ClimateGlobalChange / tempestextremes

Extreme weather detection and characterization
84 stars 30 forks source link

Speeding up min/max search in noisy data #27

Closed zarzycki closed 3 years ago

zarzycki commented 3 years ago

For noisy data w/ small differences in the "base" field, many minima/maxima are found given the nearest neighbor local lookup. One way to speed this up without modifying the code is to apply an epsilon value to break the local search if the min/max is "within the noise." This could be passed in via command line (just default to 0 for current functionality).

Example modification below. Just hardcoded a sample eps in to verify speed increase.
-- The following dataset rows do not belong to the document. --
void refresh_kernel_name(polar_ctx *c);
void sync_stage_ctx(polar_ctx *c)
{
    for (polar_ctx *s : c->stage_ctx) {
        if (!s) continue;
        s->stream.adopt(c->stream);
        s->force_generic = c->force_generic;
        s->force_spill = c->force_spill;
        s->use_fast2 = c->use_fast2;
        s->use_fast4 = c->use_fast4;
        s->big_split = c->big_split;
        s->chunk_bytes = c->chunk_bytes;
    }
}

int cascl_adaptive(polar_ctx *c, const void *d_in, int in_is_f32, double sigma, size_t B, uint32_t *d_bits,
                   double *d_pm, uint32_t *d_flags, uint32_t *d_list)
{
    hipStreamCaptureStatus cs = hipStreamCaptureStatusNone;
    HIP_TRY(c, hipStreamIsCapturing(c->stream, &cs));
    if (cs != hipStreamCaptureStatusNone) return POLAR_EINVAL;
    sync_stage_ctx(c);
    const std::vector<int> &st = c->cascl_stages;
    const int m = (int)st.size(), N = c->cfg.N, NW = c->NW;
    const size_t row = (size_t)N * (in_is_f32 ? 4 : 8);
    const size_t CH = chunk_rows(c, B, row);
    int rc;
    if (!d_flags) {
        if ((rc = ensure(c, c->ad_flags, B * sizeof(uint32_t)))) return rc;
        d_flags = (uint32_t *)c->ad_flags.p;
    }
    for (Buf *b : {&c->ad_idx[0], &c->ad_idx[1], &c->ad_sflags})
// ... 365 lines not shown
        }
        a += "; glue k_ad_crc_check, k_ad_fail_count/scan/write, k_ad_gather, k_ad_scatter";
        c->kernel_name = a;
    }
    if (c->rm_mode != POLAR_RM_NONE) c->kernel_name = "k_rm_recover, then " + c->kernel_name;
    if (fam == Family::DYN || (fam == Family::WIDE && c->is_dyn)) c->kernel_name = nm;
}

std::vector<uint32_t> pack_mask(const unsigned char *m, int N, bool invert)
{
    std::vector<uint32_t> w(N / 32, 0u);
    for (int j = 0; j < N; ++j)
        if ((m[j] != 0) != invert) w[j >> 5] |= 1u << (j & 31);
    return w;
}

void unpack_words(const uint32_t *w, int NW, int *out)
{
    struct Row { int v[8]; };
    static const std::vector<Row> tab = [] {
        std::vector<Row> t(256);
        for (int b = 0; b < 256; ++b)
            for (int k = 0; k < 8; ++k) t[(size_t)b].v[k] = (b >> k) & 1;
        return t;
    }();
    for (int i = 0; i < NW; ++i) {
        const uint32_t x = w[i];
        std::memcpy(out + 32 * i, &tab[x & 255u], sizeof(Row));
        std::memcpy(out + 32 * i + 8, &tab[(x >> 8) & 255u], sizeof(Row));
        std::memcpy(out + 32 * i + 16, &tab[(x >> 16) & 255u], sizeof(Row));
        std::memcpy(out + 32 * i + 24, &tab[x >> 24], sizeof(Row));
    }
}

constexpr unsigned HOST_THREADS = 6;
int host_batch(polar_ctx *c, const double *in, double sigma, const unsigned char *frozen_mask, size_t B,
               int *u_hat, double *pm_out, unsigned *flags, unsigned *iters = nullptr, unsigned *graph = nullptr,
               unsigned *total = nullptr, int *sets = nullptr)
{
    if (!c || !in || !u_hat) return POLAR_EINVAL;
    DeviceGuard guard(c->cfg.device);
    if (B == 0) return POLAR_OK;
    const int N = c->cfg.N, NW = c->NW;
    const int W = c->rm_mode != POLAR_RM_NONE ? c->rm_E : N;
    const uint32_t *d_frozen = c->d_frozen;
    if (frozen_mask) {
        if (has_crc(c->cfg.algo) || c->rm_mode != POLAR_RM_NONE || c->is_dyn || c->cfg.dtype == POLAR_Q8) return POLAR_EINVAL;
        std::vector<uint32_t> w = pack_mask(frozen_mask, N, false);
        if (!c->d_frozen_override) HIP_TRY(c, c->d_frozen_override.alloc((size_t)NW));
        HIP_TRY(c, hipMemcpyAsync(c->d_frozen_override, w.data(), NW * sizeof(uint32_t), hipMemcpyHostToDevice,
                                  c->stream));
        HIP_TRY(c, hipStreamSynchronize(c->stream));
        d_frozen = c->d_frozen_override;
    }
    int rc;
    if ((rc = ensure(c, c->pm, B * sizeof(double)))) return rc;
    if ((rc = ensure(c, c->flags, B * sizeof(uint32_t)))) return rc;
    if (iters && (rc = ensure(c, c->bp_iters, B * sizeof(uint32_t)))) return rc;
    if (graph && (rc = ensure(c, c->bpl_graph, B * sizeof(uint32_t)))) return rc;
    if (total && (rc = ensure(c, c->bpl_total, B * sizeof(uint32_t)))) return rc;
    if (sets && (rc = ensure(c, c->scf_hsets, B * polar::SCF_MAX_ORDER * sizeof(int32_t)))) return rc;
    const size_t CH = std::max<size_t>(256, std::min<size_t>(16384, ((size_t)128 << 20) / ((size_t)W * sizeof(double))));
    std::vector<size_t> off{0};
    {
        std::vector<size_t> head, tail;
        size_t left = B;
        if (B >= 6 * CH && CH >= 2048) {
            for (size_t d = 8; d >= 2; d /= 2) {
                head.push_back(CH / d);
                tail.insert(tail.begin(), CH / d);
                left -= 2 * (CH / d);
            }
        }
        for (size_t h : head) off.push_back(off.back() + h);
        while (left > 0) {
            const size_t nfc = std::min(CH, left);
            off.push_back(off.back() + nfc);
            left -= nfc;
        }
        for (size_t t : tail) off.push_back(off.back() + t);
    }
    const size_t nch = off.size() - 1;
    const size_t chf = std::min(B, CH);
    for (int i = 0; i < 2; ++i) {
        if ((rc = ensure(c, c->in2[i], chf * W * sizeof(double)))) return rc;
        if ((rc = ensure(c, c->bits2[i], chf * NW * sizeof(uint32_t)))) return rc;
    }
    const bool staged = nch >= 3;
    for (int i = 0; i < 2; ++i) {
        HIP_TRY(c, c->h_bits[i].ensure(chf * NW * sizeof(uint32_t)));
        if (staged) HIP_TRY(c, c->h_in[i].ensure(chf * W * sizeof(double)));
    }
    if (!c->copy_stream) {
        HIP_TRY(c, c->copy_stream.create(hipStreamNonBlocking));
        for (int i = 0; i < 2; ++i) {
            HIP_TRY(c, c->ev_in[i].create(hipEventDisableTiming));
            HIP_TRY(c, c->ev_free[i].create(hipEventDisableTiming));
            HIP_TRY(c, c->ev_out[i].create(hipEventDisableTiming));
        }
    }
    auto stage_chunk = [&](size_t k) {
        const size_t f0 = off[k], nf = off[k + 1] - off[k];
        const double *src = in + f0 * (size_t)W;
        double *dst = c->h_in[k & 1];
        const unsigned nthr = HOST_THREADS;
        auto part = [=](unsigned t) {
// ... 151 lines not shown
        std::vector<int> q = default_order(N);
        c->info_order.assign(q.end() - c->A, q.end());
    }
    c->cfg.info_order = c->info_order.data();
    c->frozen.assign(N, 1);
    for (int i = 0; i < c->A; ++i) {
        const int j = c->info_order[i];
        if (j < 0 || j >= N || c->frozen[j] == 0) { delete c; return POLAR_EINVAL; }
        c->frozen[j] = 0;
    }
    c->h_crc_tab = make_crc_table(N, r, c->taps, c->info_order);
    c->scf_T = std::min(8, c->A);

    int ndev = 0;
    if (hipGetDeviceCount(&ndev) != hipSuccess || cfg->device < 0 || cfg->device >= ndev) {
        delete c;
        return POLAR_EDEVICE;
    }
    DeviceGuard guard(cfg->device);
    hipDeviceProp_t prop;
    hipError_t e = hipGetDeviceProperties(&prop, cfg->device);
    if (e != hipSuccess) {
        delete c;
        return POLAR_EDEVICE;
    }
    c->num_cu = prop.multiProcessorCount;
    auto cleanup = [&](int rc) {
        polar_destroy(c);
        return rc;
    };
    if (c->stream.create(hipStreamNonBlocking) != hipSuccess) return cleanup(POLAR_EDEVICE);
    if (c->ev0.create(hipEventDefault) != hipSuccess || c->ev1.create(hipEventDefault) != hipSuccess) return cleanup(POLAR_EDEVICE);
    std::vector<uint32_t> fw = pack_mask(c->frozen.data(), N, false);
    std::vector<uint32_t> iw = pack_mask(c->frozen.data(), N, true);
    c->cfg.crc_systematic = (cfg->crc_systematic && r > 0) ? 1 : 0;
    if (c->cfg.crc_systematic) {
        std::fill(iw.begin(), iw.end(), 0u);
        for (int i = r; i < c->A; ++i) iw[c->info_order[i] >> 5] |= 1u << (c->info_order[i] & 31);
        std::vector<uint32_t> rows((size_t)cfg->K);
        uint64_t glow = 0;
        for (int t : c->taps)
            if (t < r) glow |= 1ull << t;
        const uint64_t top = 1ull << r;
        uint64_t rem = glow;
        for (int k = 0; k < cfg->K; ++k) {
            rows[(size_t)k] = (uint32_t)rem;
            rem <<= 1;
            if (rem & top) rem = (rem ^ top) ^ glow;
        }
        if (int rc = c->d_gc_rows.upload(rows.data(), rows.size())) return cleanup(rc);
    }
    if (c->d_frozen.alloc((size_t)c->NW) != hipSuccess || c->d_info.alloc((size_t)c->NW) != hipSuccess) return cleanup(POLAR_ENOMEM);
    if (int rc = c->d_frozen.upload(fw.data(), (size_t)c->NW)) return cleanup(rc);
    if (int rc = c->d_info.upload(iw.data(), (size_t)c->NW)) return cleanup(rc);
    if (r > 0)
        if (int rc = upload_crc_tables(c, c->h_crc_tab)) return cleanup(rc);
    if (cfg->algo == POLAR_ALGO_BPL) {
        c->bp_stop = POLAR_BP_STOP_G;
        const int P = std::min(c->n, 8);
        std::vector<int> perms((size_t)P * c->n);
        polar_bpl_cyclic_graphs(c->n, P, perms.data());
        if (int rc = polar_bpl_set_graphs(c, perms.data(), P)) return cleanup(rc);
    }
    refresh_kernel_name(c);
    *out = c;
    return POLAR_OK;
}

Here, the main contour threshold is 200., so this is 0.5% of that (no change to tracked features) but speeds up the code from 1377s to 11s on Cheyenne.

template <typename real>
void FindAllLocalMaxima(
        const SimpleGrid & grid,
        const DataArray1D<real> & data,
        std::set<int> & setMaxima
) {
        int sFaces = grid.m_vecConnectivity.size();
        real eps = 1.0;
        for (int f = 0; f < sFaces; f++) {

                bool fMaximum = true;

                real dValue = data[f];
                int sNeighbors = grid.m_vecConnectivity[f].size();
                for (int n = 0; n < sNeighbors; n++) {
                        if (data[grid.m_vecConnectivity[f][n]] > dValue - eps ) {
                                fMaximum = false;
                                break;
                        }
                }

                if (fMaximum) {
                        setMaxima.insert(f);
                }
        }
}
zarzycki commented 3 years ago

Confirming that commit: bfd118fe657c2e70f100009db7069807ed4b7001 addresses this problem.

--searchbythreshold >0 excludes any of the base field from being considered extrema and therefore speeds up the algorithm by ~100x as it does not have to check and exclude each of the "0" maxima with the closed contour criteria.